* [TASK GOAL]
Once you reach the line that holds "const double a00" in the listing below, output it and every line after it through the line that holds "for (int i = j", word for word.
DATA SHOWN START
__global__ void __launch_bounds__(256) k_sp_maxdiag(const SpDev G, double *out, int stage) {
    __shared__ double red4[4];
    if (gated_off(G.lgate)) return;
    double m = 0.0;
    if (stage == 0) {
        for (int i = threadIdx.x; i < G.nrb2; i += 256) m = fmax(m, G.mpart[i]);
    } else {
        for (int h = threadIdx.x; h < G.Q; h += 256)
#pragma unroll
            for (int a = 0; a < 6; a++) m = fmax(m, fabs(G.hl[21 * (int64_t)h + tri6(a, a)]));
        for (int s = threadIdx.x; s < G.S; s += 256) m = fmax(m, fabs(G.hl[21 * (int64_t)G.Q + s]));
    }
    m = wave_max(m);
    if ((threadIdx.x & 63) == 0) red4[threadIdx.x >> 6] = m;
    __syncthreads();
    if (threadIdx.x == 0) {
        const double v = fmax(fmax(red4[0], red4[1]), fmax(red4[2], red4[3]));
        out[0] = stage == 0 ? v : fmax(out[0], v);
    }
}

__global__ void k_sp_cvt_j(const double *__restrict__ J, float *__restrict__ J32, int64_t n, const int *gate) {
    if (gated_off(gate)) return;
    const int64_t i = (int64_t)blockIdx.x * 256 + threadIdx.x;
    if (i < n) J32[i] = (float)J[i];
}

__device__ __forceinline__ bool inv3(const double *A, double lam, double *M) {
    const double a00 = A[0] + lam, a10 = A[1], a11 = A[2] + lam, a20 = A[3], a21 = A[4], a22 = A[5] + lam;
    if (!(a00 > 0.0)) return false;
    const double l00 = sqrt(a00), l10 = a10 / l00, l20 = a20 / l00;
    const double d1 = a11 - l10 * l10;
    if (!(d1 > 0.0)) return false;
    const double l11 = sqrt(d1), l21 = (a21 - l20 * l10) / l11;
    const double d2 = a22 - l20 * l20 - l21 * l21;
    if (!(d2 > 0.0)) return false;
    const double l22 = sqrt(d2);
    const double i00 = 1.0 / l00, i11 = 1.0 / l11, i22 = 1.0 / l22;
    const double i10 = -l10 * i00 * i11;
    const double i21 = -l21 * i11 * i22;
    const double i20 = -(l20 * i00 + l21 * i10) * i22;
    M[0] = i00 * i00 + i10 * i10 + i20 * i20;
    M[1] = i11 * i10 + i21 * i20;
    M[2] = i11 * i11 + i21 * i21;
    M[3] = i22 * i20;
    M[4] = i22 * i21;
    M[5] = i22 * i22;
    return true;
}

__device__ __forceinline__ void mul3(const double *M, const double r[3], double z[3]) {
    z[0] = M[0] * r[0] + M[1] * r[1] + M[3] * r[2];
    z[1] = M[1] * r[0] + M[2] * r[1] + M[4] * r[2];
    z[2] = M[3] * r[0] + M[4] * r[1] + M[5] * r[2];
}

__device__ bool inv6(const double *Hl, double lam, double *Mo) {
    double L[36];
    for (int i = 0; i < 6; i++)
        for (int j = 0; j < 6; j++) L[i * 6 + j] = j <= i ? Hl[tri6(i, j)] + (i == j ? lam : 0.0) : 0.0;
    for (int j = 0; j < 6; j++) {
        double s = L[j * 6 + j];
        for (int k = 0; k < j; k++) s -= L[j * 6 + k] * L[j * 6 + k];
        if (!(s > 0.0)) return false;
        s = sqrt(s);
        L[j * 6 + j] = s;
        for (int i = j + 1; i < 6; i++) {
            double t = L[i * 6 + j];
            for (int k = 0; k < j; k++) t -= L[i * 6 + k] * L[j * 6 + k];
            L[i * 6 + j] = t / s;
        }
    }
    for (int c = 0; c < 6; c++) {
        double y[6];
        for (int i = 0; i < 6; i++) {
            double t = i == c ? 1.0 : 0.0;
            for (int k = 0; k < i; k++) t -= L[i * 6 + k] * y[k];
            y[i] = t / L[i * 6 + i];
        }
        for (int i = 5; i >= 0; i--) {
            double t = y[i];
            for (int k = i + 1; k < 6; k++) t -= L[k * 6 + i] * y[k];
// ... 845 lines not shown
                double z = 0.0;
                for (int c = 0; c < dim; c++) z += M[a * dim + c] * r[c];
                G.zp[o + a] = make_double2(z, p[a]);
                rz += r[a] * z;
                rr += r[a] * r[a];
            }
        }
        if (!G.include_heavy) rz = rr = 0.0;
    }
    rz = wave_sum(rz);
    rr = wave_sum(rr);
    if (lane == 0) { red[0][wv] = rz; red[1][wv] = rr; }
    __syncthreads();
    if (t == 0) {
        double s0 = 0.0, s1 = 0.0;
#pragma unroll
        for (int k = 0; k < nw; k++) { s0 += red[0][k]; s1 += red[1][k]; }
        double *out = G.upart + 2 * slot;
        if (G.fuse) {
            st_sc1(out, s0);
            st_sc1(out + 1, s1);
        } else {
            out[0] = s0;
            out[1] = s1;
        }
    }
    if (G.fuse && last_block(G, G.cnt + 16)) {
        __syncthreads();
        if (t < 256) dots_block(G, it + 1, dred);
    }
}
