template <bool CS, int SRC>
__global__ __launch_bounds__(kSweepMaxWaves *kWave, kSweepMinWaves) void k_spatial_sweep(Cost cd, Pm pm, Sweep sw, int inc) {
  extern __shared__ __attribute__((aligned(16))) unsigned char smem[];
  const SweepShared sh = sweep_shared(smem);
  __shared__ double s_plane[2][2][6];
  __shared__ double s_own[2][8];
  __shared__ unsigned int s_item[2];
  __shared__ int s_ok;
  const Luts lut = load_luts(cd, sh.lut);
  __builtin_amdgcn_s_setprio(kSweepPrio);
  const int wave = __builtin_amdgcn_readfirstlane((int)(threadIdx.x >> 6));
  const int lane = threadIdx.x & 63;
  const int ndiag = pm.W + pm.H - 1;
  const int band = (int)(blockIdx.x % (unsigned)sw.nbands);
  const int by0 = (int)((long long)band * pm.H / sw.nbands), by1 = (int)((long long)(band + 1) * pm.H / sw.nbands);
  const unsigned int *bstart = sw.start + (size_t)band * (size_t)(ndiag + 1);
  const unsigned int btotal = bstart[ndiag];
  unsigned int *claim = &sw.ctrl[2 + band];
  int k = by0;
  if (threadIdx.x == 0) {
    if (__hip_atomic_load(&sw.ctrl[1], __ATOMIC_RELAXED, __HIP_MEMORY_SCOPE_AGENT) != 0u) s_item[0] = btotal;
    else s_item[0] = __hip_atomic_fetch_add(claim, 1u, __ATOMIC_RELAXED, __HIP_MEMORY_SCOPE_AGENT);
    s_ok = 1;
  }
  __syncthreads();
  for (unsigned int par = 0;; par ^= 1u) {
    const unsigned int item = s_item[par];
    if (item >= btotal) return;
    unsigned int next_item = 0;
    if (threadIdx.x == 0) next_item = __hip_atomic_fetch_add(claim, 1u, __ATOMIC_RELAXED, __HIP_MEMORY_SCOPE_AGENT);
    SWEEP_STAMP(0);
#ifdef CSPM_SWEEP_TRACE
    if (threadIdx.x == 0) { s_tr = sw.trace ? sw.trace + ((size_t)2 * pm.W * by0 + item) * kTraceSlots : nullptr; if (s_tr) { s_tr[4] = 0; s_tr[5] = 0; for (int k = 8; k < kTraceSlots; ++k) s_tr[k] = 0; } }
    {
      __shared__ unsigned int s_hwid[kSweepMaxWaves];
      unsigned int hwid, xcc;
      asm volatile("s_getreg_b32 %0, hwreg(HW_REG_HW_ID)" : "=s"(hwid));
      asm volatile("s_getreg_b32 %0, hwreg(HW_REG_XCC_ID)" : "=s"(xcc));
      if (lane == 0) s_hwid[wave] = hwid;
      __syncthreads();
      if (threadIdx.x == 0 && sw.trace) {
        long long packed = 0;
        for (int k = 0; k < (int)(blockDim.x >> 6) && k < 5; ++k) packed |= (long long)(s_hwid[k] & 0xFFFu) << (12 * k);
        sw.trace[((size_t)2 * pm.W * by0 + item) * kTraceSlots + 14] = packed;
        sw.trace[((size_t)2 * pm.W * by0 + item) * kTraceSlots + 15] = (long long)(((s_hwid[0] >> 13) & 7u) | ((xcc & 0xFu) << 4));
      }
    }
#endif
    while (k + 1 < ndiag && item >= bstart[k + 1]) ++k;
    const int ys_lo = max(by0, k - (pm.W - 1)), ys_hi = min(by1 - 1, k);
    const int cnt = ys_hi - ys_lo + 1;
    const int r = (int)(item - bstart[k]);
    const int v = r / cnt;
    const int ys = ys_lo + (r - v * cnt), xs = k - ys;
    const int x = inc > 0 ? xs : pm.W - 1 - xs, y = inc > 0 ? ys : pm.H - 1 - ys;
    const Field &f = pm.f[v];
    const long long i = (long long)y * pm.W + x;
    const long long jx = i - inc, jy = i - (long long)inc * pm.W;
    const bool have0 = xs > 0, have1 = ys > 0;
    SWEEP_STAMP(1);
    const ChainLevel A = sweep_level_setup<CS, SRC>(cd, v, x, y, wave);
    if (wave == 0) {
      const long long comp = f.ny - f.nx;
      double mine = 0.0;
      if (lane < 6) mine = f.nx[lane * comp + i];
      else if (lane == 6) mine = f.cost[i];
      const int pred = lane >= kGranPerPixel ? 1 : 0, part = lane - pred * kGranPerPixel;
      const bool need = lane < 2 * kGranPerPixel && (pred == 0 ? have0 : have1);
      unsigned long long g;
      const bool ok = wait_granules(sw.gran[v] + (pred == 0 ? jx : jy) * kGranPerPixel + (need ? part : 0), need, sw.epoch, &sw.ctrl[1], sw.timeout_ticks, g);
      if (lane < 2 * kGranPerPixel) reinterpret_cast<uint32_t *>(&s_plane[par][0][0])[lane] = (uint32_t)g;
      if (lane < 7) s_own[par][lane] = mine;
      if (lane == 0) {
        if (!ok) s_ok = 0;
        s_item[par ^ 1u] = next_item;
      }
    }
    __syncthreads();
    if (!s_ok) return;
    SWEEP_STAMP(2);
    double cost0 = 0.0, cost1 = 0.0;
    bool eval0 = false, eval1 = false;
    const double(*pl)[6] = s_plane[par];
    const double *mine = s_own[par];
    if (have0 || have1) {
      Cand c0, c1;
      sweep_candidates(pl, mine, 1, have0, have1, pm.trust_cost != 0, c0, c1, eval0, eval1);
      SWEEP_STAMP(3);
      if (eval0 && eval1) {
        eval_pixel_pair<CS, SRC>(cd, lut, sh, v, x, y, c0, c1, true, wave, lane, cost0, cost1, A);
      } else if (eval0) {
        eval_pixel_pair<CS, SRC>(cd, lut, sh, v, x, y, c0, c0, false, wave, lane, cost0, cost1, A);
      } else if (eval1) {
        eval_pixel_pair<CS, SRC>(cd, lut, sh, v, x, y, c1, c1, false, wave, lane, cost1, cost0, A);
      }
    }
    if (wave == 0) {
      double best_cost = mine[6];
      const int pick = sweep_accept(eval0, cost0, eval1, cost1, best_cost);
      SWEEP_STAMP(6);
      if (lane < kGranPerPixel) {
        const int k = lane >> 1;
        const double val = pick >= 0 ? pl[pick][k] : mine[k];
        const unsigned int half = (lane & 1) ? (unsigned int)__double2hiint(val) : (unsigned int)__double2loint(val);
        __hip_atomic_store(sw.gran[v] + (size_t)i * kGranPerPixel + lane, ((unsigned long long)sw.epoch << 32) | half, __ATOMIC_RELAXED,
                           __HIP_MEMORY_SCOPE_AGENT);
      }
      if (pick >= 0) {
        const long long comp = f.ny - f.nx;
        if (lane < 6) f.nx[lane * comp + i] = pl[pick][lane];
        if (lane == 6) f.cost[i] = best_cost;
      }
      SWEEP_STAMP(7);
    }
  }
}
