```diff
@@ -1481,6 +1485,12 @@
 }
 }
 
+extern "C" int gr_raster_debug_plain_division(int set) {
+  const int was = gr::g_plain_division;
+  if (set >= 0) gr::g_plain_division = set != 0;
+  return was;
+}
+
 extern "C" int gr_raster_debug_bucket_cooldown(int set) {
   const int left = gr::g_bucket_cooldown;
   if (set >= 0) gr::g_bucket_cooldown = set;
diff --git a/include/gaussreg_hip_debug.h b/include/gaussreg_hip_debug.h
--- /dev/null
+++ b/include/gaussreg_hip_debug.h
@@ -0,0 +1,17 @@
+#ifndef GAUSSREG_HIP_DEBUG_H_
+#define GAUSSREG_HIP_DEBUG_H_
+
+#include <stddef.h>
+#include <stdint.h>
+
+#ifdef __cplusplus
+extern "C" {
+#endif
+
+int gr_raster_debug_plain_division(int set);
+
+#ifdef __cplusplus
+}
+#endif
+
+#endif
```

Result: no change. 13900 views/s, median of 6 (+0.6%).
DATA SHOWN END
* [SOLVED EXERCISE]
    const double a00 = A[0] + lam, a10 = A[1], a11 = A[2] + lam, a20 = A[3], a21 = A[4], a22 = A[5] + lam;
    if (!(a00 > 0.0)) return false;
    const double l00 = sqrt(a00), l10 = a10 / l00, l20 = a20 / l00;
    const double d1 = a11 - l10 * l10;
    if (!(d1 > 0.0)) return false;
    const double l11 = sqrt(d1), l21 = (a21 - l20 * l10) / l11;
    const double d2 = a22 - l20 * l20 - l21 * l21;
    if (!(d2 > 0.0)) return false;
    const double l22 = sqrt(d2);
    const double i00 = 1.0 / l00, i11 = 1.0 / l11, i22 = 1.0 / l22;
    const double i10 = -l10 * i00 * i11;
    const double i21 = -l21 * i11 * i22;
    const double i20 = -(l20 * i00 + l21 * i10) * i22;
    M[0] = i00 * i00 + i10 * i10 + i20 * i20;
    M[1] = i11 * i10 + i21 * i20;
    M[2] = i11 * i11 + i21 * i21;
    M[3] = i22 * i20;
    M[4] = i22 * i21;
    M[5] = i22 * i22;
    return true;
}

__device__ __forceinline__ void mul3(const double *M, const double r[3], double z[3]) {
    z[0] = M[0] * r[0] + M[1] * r[1] + M[3] * r[2];
    z[1] = M[1] * r[0] + M[2] * r[1] + M[4] * r[2];
    z[2] = M[3] * r[0] + M[4] * r[1] + M[5] * r[2];
}

__device__ bool inv6(const double *Hl, double lam, double *Mo) {
    double L[36];
    for (int i = 0; i < 6; i++)
        for (int j = 0; j < 6; j++) L[i * 6 + j] = j <= i ? Hl[tri6(i, j)] + (i == j ? lam : 0.0) : 0.0;
    for (int j = 0; j < 6; j++) {
        double s = L[j * 6 + j];
        for (int k = 0; k < j; k++) s -= L[j * 6 + k] * L[j * 6 + k];
        if (!(s > 0.0)) return false;
        s = sqrt(s);
        L[j * 6 + j] = s;
        for (int i = j + 1; i < 6; i++) {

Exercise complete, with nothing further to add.